Al revisar los fundamentos de la ética, surgieron varios conflictos internos. Sentí tensión entre querer actuar siempre con justicia, como propone Kant, y mi necesidad profunda de atender las emociones y realidades de cada persona, que a veces no encajan en reglas universales tan rígidas.
El utilitarismo me hizo cuestionarme mucho: me dolió pensar en situaciones donde alguien puede sufrir “por el bien de la mayoría”, porque para mí cada vida tiene un valor único que no debería ponerse en una balanza. No me sentí cómoda pensando que el dolor de unos puede justificarse si otros están mejor.
Con la ética del cuidado, aunque sentí afinidad, también apareció un conflicto: ¿qué pasa cuando cuidar a los demás me hace olvidarme de mí misma? ¿Cómo equilibrar la compasión con el respeto propio?

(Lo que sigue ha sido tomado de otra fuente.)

+            const RegRow &rw = rows[ti];
+            const PreRow pr = pre[ti];
+            int k = rw.ks + x;
+            k += (k < 0) ? rw.nr : 0;
+            k -= (k >= rw.nr) ? rw.nr : 0;
+            const int64_t p = rw.start + k;
+            const float o0 = (float)offsets[3 * p + 0], o1 = (float)offsets[3 * p + 1], o2 = (float)offsets[3 * p + 2];
+            const float alpha = (float)x * (float)rw.dphi;
+            bool drop = false;
+            if (abs_(alpha) <= 0.45f) {
+                float sa, oma;
+                PMath<float>::sin_omc(alpha, sa, oma);
+                const float c = pr.c0 - (pr.c0 * oma + pr.s0 * sa), s_ = pr.s0 - (pr.s0 * oma - pr.c0 * sa);
+                const float a = o0 * c + o1 * s_, b = o1 * c - o0 * s_;
+                const float xr = pr.sth + a;
+                const float t = b * RMath<float>::rcp(xr);
+                if (xr > 0.0f && abs_(t) <= 0.1f) {
+                    const float e = 2.0f * (pr.sth * a + pr.z * o2) + (a * a + b * b + o2 * o2);
+                    const float q = (fma_(a, pr.z, -(o2 * pr.sth)) + xr * pr.z * RMath<float>::sqrt1pm1(t * t)) * RMath<float>::inv_norm(e);
+                    const float dth = RMath<float>::asin_(q), rel = pr.rel0 + alpha + RMath<float>::atan_(t);
+                    drop = dth < pr.dlo || dth > pr.dhi || rel < 0.0f || rel > reinterpret_cast<const float *>(nfar)[1];
+                }
+            }
+            return !drop;
+        };
+        int rn = 0;
         int32_t *fq = farq + wid * kWalkQ;
         int fn = 0;
         int qn = 0;
         constexpr int U = 2;
         const int64_t pdummy = rows[R + 1].start + rows[R + 1].ks;
-        for (int base = wid * kWave; base < total; base += 256 * U) {
+        for (int base = wid * kWave; PRE || base < total; base += 256 * U) {
+            const bool last = PRE && base >= total;
+            if (!last) {
             int cpos[U], cx[U], cspan[U];
             bool cin[U], cown[U];
             float cneed2[U], ccf2[U], clim2[U];
@@ -711,6 +770,13 @@
             for (int u = 0; u < U; ++u) {
                 const unsigned long long m = __ballot(cpush[u]);
                 if (m == 0ull) continue;
+                if constexpr (PRE) {
+                    const bool direct = cpush[u] && (cown[u] || nphi == 1);
+                    const unsigned long long md = __ballot(direct), mc = m & ~md;
+                    if (direct) qpos[qn + (int)__builtin_amdgcn_mbcnt_hi((unsigned)(md >> 32), __builtin_amdgcn_mbcnt_lo((unsigned)md, 0u))] = cpos[u];
+                    else if (cpush[u]) rpos[rn + (int)__builtin_amdgcn_mbcnt_hi((unsigned)(mc >> 32), __builtin_amdgcn_mbcnt_lo((unsigned)mc, 0u))] = cpos[u];
+                    qn += __popcll(md); rn += __popcll(mc);
+                } else {
                 if (cpush[u]) {
                     const int sl = qn + (int)__builtin_amdgcn_mbcnt_hi((unsigned)(m >> 32), __builtin_amdgcn_mbcnt_lo((unsigned)m, 0u));
                     qval[sl] = cval[u]; qo[sl] = (QT)ca0[u]; qo[kWalkQ + sl] = (QT)ca1[u]; qo[2 * kWalkQ + sl] = (QT)ca2[u]; qpos[sl] = cpos[u];
@@ -723,6 +789,7 @@
                     deposit(pk >> 16, (pk & 0xffff) - kap, qo[sl], qo[kWalkQ + sl], qo[2 * kWalkQ + sl], qval[sl]);
                     __builtin_amdgcn_wave_barrier();
                 }
+                }
             }
 #pragma unroll
             for (int u = 0; u < U; ++u) {
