diff --git a/nudge_amd/csrc/nh_partition.hip b/nudge_amd/csrc/nh_partition.hip
--- a/nudge_amd/csrc/nh_partition.hip
+++ b/nudge_amd/csrc/nh_partition.hip
@@ -988,6 +988,7 @@
 
 static int halo_unpack(nh_context* ctx, const nh_BodyData* bodies, uint32_t first_slot, uint32_t count, const void* in, bool same_bodies) {
 	if (!ctx || !bodies || (count && !in) || (uint64_t)first_slot + count > bodies->count) return NH_ERR_INVALID;
+	nh_carry_drop(ctx);
 	{ int rc = nh_flush_pending(ctx); if (rc) return rc; }
 	if (count && !same_bodies) { ctx->idle_bound = -1; ctx->idle_unknown = true; }
 	if (count) NH_LAUNCH(ctx, "halo_unpack", k_halo_unpack, nh_grid_for(count, 256, 1024), 256, bodies->transforms, bodies->momentum, bodies->idle_counters, first_slot, count, (const nh_HaloRecord*)in);
diff --git a/nudge_amd/csrc/nh_schedule.hip b/nudge_amd/csrc/nh_schedule.hip
--- a/nudge_amd/csrc/nh_schedule.hip
+++ b/nudge_amd/csrc/nh_schedule.hip
@@ -210,6 +210,7 @@
 extern "C" int nh_setup_contact_constraints(nh_context* ctx, const nh_ActiveBodies* active_bodies, const nh_ContactData* contacts,
                                             const nh_BodyData* bodies, nh_ContactImpulseData* imp, nh_Arena* memory, nh_ContactConstraintData** out) {
 	if (!ctx || !contacts || !bodies || !imp || !memory || !out) return NH_ERR_INVALID;
+	nh_carry_drop_outside_step(ctx);
 	{
 		const nh_StillStep& ss = ctx->still;
 		const bool in_sequence = ss.active && !ss.resolved && !ctx->pending && contacts->data == ss.lay_contacts.data && contacts->bodies == ss.lay_contacts.bodies &&
@@ -288,6 +289,7 @@
 	if (!ss.active || ss.resolved || ss.replaying) return NH_OK;
 	nh_ContactConstraintData* d = ss.setup_d;
 	ss.setup_d = nullptr;
+	nh_carry_drop(ctx);
 	int rc = nh_still_undo_drops(ctx);
 	if (rc) return rc;
 	rc = nh_still_export_cache(ctx);
diff --git a/nudge_amd/csrc/nh_solve.hip b/nudge_amd/csrc/nh_solve.hip
--- a/nudge_amd/csrc/nh_solve.hip
+++ b/nudge_amd/csrc/nh_solve.hip
@@ -1669,6 +1669,7 @@
 extern "C" int nh_apply_gravity_damping(nh_context* ctx, const nh_ActiveBodies* active_bodies, const nh_BodyData* bodies,
                                         float time_step, const float gravity[3], float damping_rate) {
 	if (!ctx || !active_bodies || !bodies || !gravity) return NH_ERR_INVALID;
+	nh_carry_drop_outside_step(ctx);
 	const bool follows_collide = ctx->gravity_may_overlap, after_collide = ctx->after_collide;
 	const bool in_sequence = ctx->still.active && !ctx->still.resolved && after_collide && !ctx->pending && bodies->momentum == ctx->still.bodies.momentum &&
 	                         active_bodies->indices == ctx->still.lay_active;
@@ -1696,6 +1697,7 @@
 
 extern "C" int nh_advance(nh_context* ctx, const nh_ActiveBodies* active_bodies, const nh_BodyData* bodies, float time_step) {
 	if (!ctx || !active_bodies || !bodies) return NH_ERR_INVALID;
+	nh_carry_drop_outside_step(ctx);
 	{ int rc = nh_flush_pending(ctx); if (rc) return rc; }
 	ctx->advance_count++;
 	if (ctx->adv.done) {
@@ -2173,6 +2175,15 @@
 	return { ctx->body_col, cd.boxes.transforms, cd.boxes.data, cd.spheres.transforms, cd.spheres.data, cd.boxes.count, ctx->own_xf, ctx->own_aabb_min, ctx->own_aabb_max, ctx->fat_box, ctx->fat_pairs, ctx->fat_pair_capacity,
 	         ctx->lay_capacity, ctx->sort_keys_by_position, ctx->own_ctag, gen, ctx->rec, ctx->raw_data, ctx->raw_feature, ctx->cnt_sorted, ctx->still_delta, ctx->pair_list_capacity, C > (2u << 20) ? 1u : 0u };
 }
+static int carry_reserve(nh_context* ctx) {
+	if (ctx->carry_raw_data && ctx->carry_capacity == ctx->lay_capacity && ctx->carry_slots == ctx->raw_slots) return NH_OK;
+	ctx->carry_capacity = 0; ctx->carry_slots = 0;
+	const size_t slots = ctx->raw_slots, pairs = ctx->lay_capacity;
+	{ int rc = nh_device_buffers(ctx, { { &ctx->carry_raw_data, sizeof(nh_Contact) * slots }, { &ctx->carry_raw_feature, sizeof(uint32_t) * slots + 64u },
+	                                    { &ctx->carry_cnt, sizeof(uint32_t) * (pairs + 2u) }, { &ctx->carry_rec, sizeof(nh_Record) * pairs + 64u } }); if (rc) return rc; }
+	ctx->carry_capacity = ctx->lay_capacity; ctx->carry_slots = ctx->raw_slots;
+	return NH_OK;
+}
 static int still_solve(nh_context* ctx, nh_ContactConstraintData* d, const nh_BodyData* bodies, uint32_t iterations) {
 	nh_StillStep& ss = ctx->still;
 	const uint32_t B = d->body_count, grid = (B + 63u) / 64u;
@@ -2183,10 +2194,13 @@
 	fs.ghost_first = ctx->halo_ghost_first; fs.host_counters = still_reports_itself(ss) ? reinterpret_cast<uint32_t*>(ss.h_ring[ctx->collide_seq & 1u]) : nullptr;
 	fs.guard_seq = ss.verdict.pending ? ss.verdict.seq : ctx->collide_seq;
 	ctx->halo_split.launched = false;
-	const bool ahead = ss.ahead_plain && ss.more_steps && ss.ahead_map_ok && !ss.no_ahead && !ss.ahead_world_bad && ctx->own_xf && ctx->body_col && ctx->body_col_capacity >= B;
-	const bool pair = ahead && !ss.no_pair && !ss.pair_world_bad && ss.pair_owned_seq != 0u && ctx->pair_list && ctx->fat_pairs && ctx->own_ctag &&
-	                  (uint64_t)ss.colliders.boxes.count + ss.colliders.spheres.count < (1ull << 31);
-	const nh_AheadView av = ahead ? still_ahead_view(ctx) : nh_AheadView();
+	const bool pair_world = !ss.no_pair && !ss.pair_world_bad && ss.pair_owned_seq != 0u && ctx->pair_list && ctx->fat_pairs && ctx->own_ctag &&
+	                        (uint64_t)ss.colliders.boxes.count + ss.colliders.spheres.count < (1ull << 31);
+	const bool carry = !ss.more_steps && ss.carry_launch && pair_world && !ctx->halo_split.armed && carry_reserve(ctx) == NH_OK;
+	const bool ahead = ss.ahead_plain && (ss.more_steps || carry) && ss.ahead_map_ok && !ss.no_ahead && !ss.ahead_world_bad && ctx->own_xf && ctx->body_col && ctx->body_col_capacity >= B;
+	const bool pair = ahead && pair_world;
+	nh_AheadView av = ahead ? still_ahead_view(ctx) : nh_AheadView();
+	if (ahead && carry) { av.raw_data = ctx->carry_raw_data; av.raw_feature = ctx->carry_raw_feature; av.cnt_sorted = ctx->carry_cnt; av.rec = ctx->carry_rec; }
 	const bool split = pair && ctx->halo_split.armed && ss.early_verdict && ss.steps_left > 0u && !ctx->timing && ctx->halo_split.bound != 0u;
 	auto with = [&](const nh_FusedStep& f) { return nh_OneBodyLaunch{ ctx->raw_data, NH_CLS_STATIC4, NH_CLS_STATIC4, 2u, d->simple, f, sv, av }; };
 	if (split) {
@@ -2200,7 +2214,9 @@
 	} else if (pair) launch_one_body<4, true, true, 1, true, true, true>(ctx, "solve_still", grid, d, bodies, iterations, cv, with(fs));
 	else if (ahead) launch_one_body<4, true, true, 1, true, true>(ctx, "solve_still", grid, d, bodies, iterations, cv, with(fs));
 	else launch_one_body<4, true, true, 1, true>(ctx, "solve_still", grid, d, bodies, iterations, cv, with(fs));
-	ss.ahead_ready = ahead; ss.pair_ready = pair;
+	ss.ahead_ready = ahead && ss.more_steps; ss.pair_ready = pair && ss.more_steps;
+	ss.carry_out = (ahead && !ss.more_steps) ? 1u : 0u;
+	ss.carry_launch = false;
 	return NH_OK;
 }
 static inline bool still_held(const nh_DevState* h, uint32_t seq) { return h->still_failed_seq < seq && h->error == 0u; }
@@ -2318,6 +2334,7 @@
 
 extern "C" int nh_apply_impulses(nh_context* ctx, nh_ContactConstraintData* d, const nh_BodyData* bodies, uint32_t iterations) {
 	if (!ctx || !d || !bodies) return NH_ERR_INVALID;
+	nh_carry_drop_outside_step(ctx);
 	if (ctx->pending && ctx->pending != d) { int rc = nh_flush_pending(ctx); if (rc) return rc; }
 	if (ctx->still.active && !ctx->still.resolved && !(ctx->pending == d && d->setup_pending)) { int rc = nh_still_abandon(ctx); if (rc) return rc; }
 	ctx->gravity_may_overlap = false; ctx->after_collide = false;
@@ -2339,6 +2356,7 @@
 
 extern "C" int nh_update_cached_impulses(nh_context* ctx, nh_ContactConstraintData* d, nh_ContactImpulseData* imp) {
 	if (!ctx || !d || !imp) return NH_ERR_INVALID;
+	nh_carry_drop_outside_step(ctx);
 	{ int rc = nh_flush_pending(ctx); if (rc) return rc; }
 	if (d->general_contacts)
 		NH_LAUNCH(ctx, "update_impulses", k_update_impulses, nh_grid_for(d->general_contacts, 256, 4096), 256, ctx->d_state, d->level_order, (const float4*)d->rows, (size_t)d->contact_capacity,
diff --git a/nudge_amd/csrc/nh_step.hip b/nudge_amd/csrc/nh_step.hip
--- a/nudge_amd/csrc/nh_step.hip
+++ b/nudge_amd/csrc/nh_step.hip
@@ -132,9 +132,27 @@
 	return 0;
 }
 
+static void carry_void(nh_StillStep& ss) { if (ss.carry_out) ss.carry_out = 2u; ss.carry_adopt = false; }
+void nh_carry_drop(nh_context* ctx) { carry_void(ctx->still); ctx->still.calls_steady = 0u; }
+static int carry_note_failure(nh_context* ctx) {
+	nh_StillStep& ss = ctx->still;
+	if (ss.carry_seq == 0u || ss.carry_seq <= ss.confirmed_seq) return NH_OK;
+	uint32_t failed_seq = 0u;
+	NH_HIP_CHECK(ctx, hipMemcpyAsync(&failed_seq, &ctx->d_state->carry_failed_seq, sizeof(uint32_t), hipMemcpyDeviceToHost, ctx->stream));
+	NH_HIP_CHECK(ctx, hipStreamSynchronize(ctx->stream));
+	if (failed_seq == ss.carry_seq) ss.carry_failed++;
+	ss.carry_steps--;
+	ss.carry_seq = 0u; ss.carry_run = 0u;
+	ss.carry_backoff = 256u;
+	ss.carry_hold = ss.carry_backoff;
+	return NH_OK;
+}
+
 static int still_forget_failed(nh_context* ctx, bool advanced, uint32_t voided) {
 	nh_StillStep& ss = ctx->still;
 	ss.verdict.pending = false;
+	{ int rc = carry_note_failure(ctx); if (rc) return rc; }
+	nh_carry_drop(ctx);
 	ss.active = false; ss.resolved = false; ss.setup_d = nullptr; ss.ok_next = false; ss.ahead_ready = false; ss.own_current = false;
 	ss.note_failure();
 	if (ss.sleepers) {
@@ -179,7 +197,15 @@
 	               !(ctx->timing && ctx->timing_filter.empty()) &&
 	               !ctx->step_hook;
 	ss.verdict.pending = false;
-	ss.ahead_map_ok = false; ss.ahead_ready = false;
+	const uint64_t launched0 = ss.launched, failed0 = ss.failed;
+	const bool pipelined_call = ss.pipelined;
+	const bool known_arrays = same_bodies_arrays(*a->bodies, ss.lay_bodies) && same_collider_arrays(*a->colliders, ss.lay_colliders) && a->contacts->data == ss.lay_contacts.data && a->contacts->tags == ss.lay_contacts.tags &&
+	                 a->contacts->sleeping_pairs == ss.lay_contacts.sleeping_pairs && a->active_bodies->indices == ss.lay_active && a->contact_cache->data == ss.cache_data && a->contact_cache->tags == ss.cache_tags && a->contact_cache->features == ss.cache_features;
+	if (!ss.pipelined || !known_arrays || steps == 0u) nh_carry_drop(ctx);
+	ss.carry_adopt = ss.carry_out == 1u && !ss.no_carry && ss.ahead_map_ok && !ctx->halo_split.armed;
+	if (ss.carry_adopt) { ss.ahead_ready = true; ss.pair_ready = true; }
+	else { carry_void(ss); ss.ahead_map_ok = false; ss.ahead_ready = false; }
+	ss.in_step = true;
 	int result = NH_OK;
 	uint32_t i = 0;
 	while (i < steps || ss.verdict.pending) {
@@ -222,7 +248,11 @@
 		    (rc = nh_advance(ctx, a->active_bodies, a->bodies, a->time_step))) { result = rc; break; }
 		++i;
 	}
-	ss.pipelined = false; ss.more_steps = false; ss.ahead_ready = false; ss.ahead_map_ok = false; ss.steps_left = 0u; ss.substep = 0u; ss.own_current = false;
+	ss.in_step = false; ss.carry_adopt = false;
+	if (result || ss.verdict.pending) nh_carry_drop(ctx);
+	if (ss.carry_out != 1u) { carry_void(ss); ss.ahead_map_ok = false; }
+	if (!result && pipelined_call && ss.launched - launched0 == steps && ss.failed == failed0) { if (ss.calls_steady < 0xffffu) ss.calls_steady++; } else ss.calls_steady = 0u;
+	ss.pipelined = false; ss.more_steps = false; ss.ahead_ready = false; ss.steps_left = 0u; ss.substep = 0u; ss.own_current = false;
 	if (result && ss.verdict.pending) { if (ss.verdict.event) hipEventSynchronize(ss.ev_ring[ss.verdict.slot]); else hipStreamSynchronize(ctx->stream); ss.verdict.pending = false; }
 	return result;
 }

Me di cuenta de que mi deseo de proteger y acompañar puede hacerme vulnerable si no encuentro límites sanos.
En el fondo, lo que más me movió fue darme cuenta de que no quiero elegir entre el deber, el bien común o el cuidado: quiero ser una persona que actúe desde el amor, la empatía y el respeto profundo por cada ser humano, pero también de una manera justa y consciente.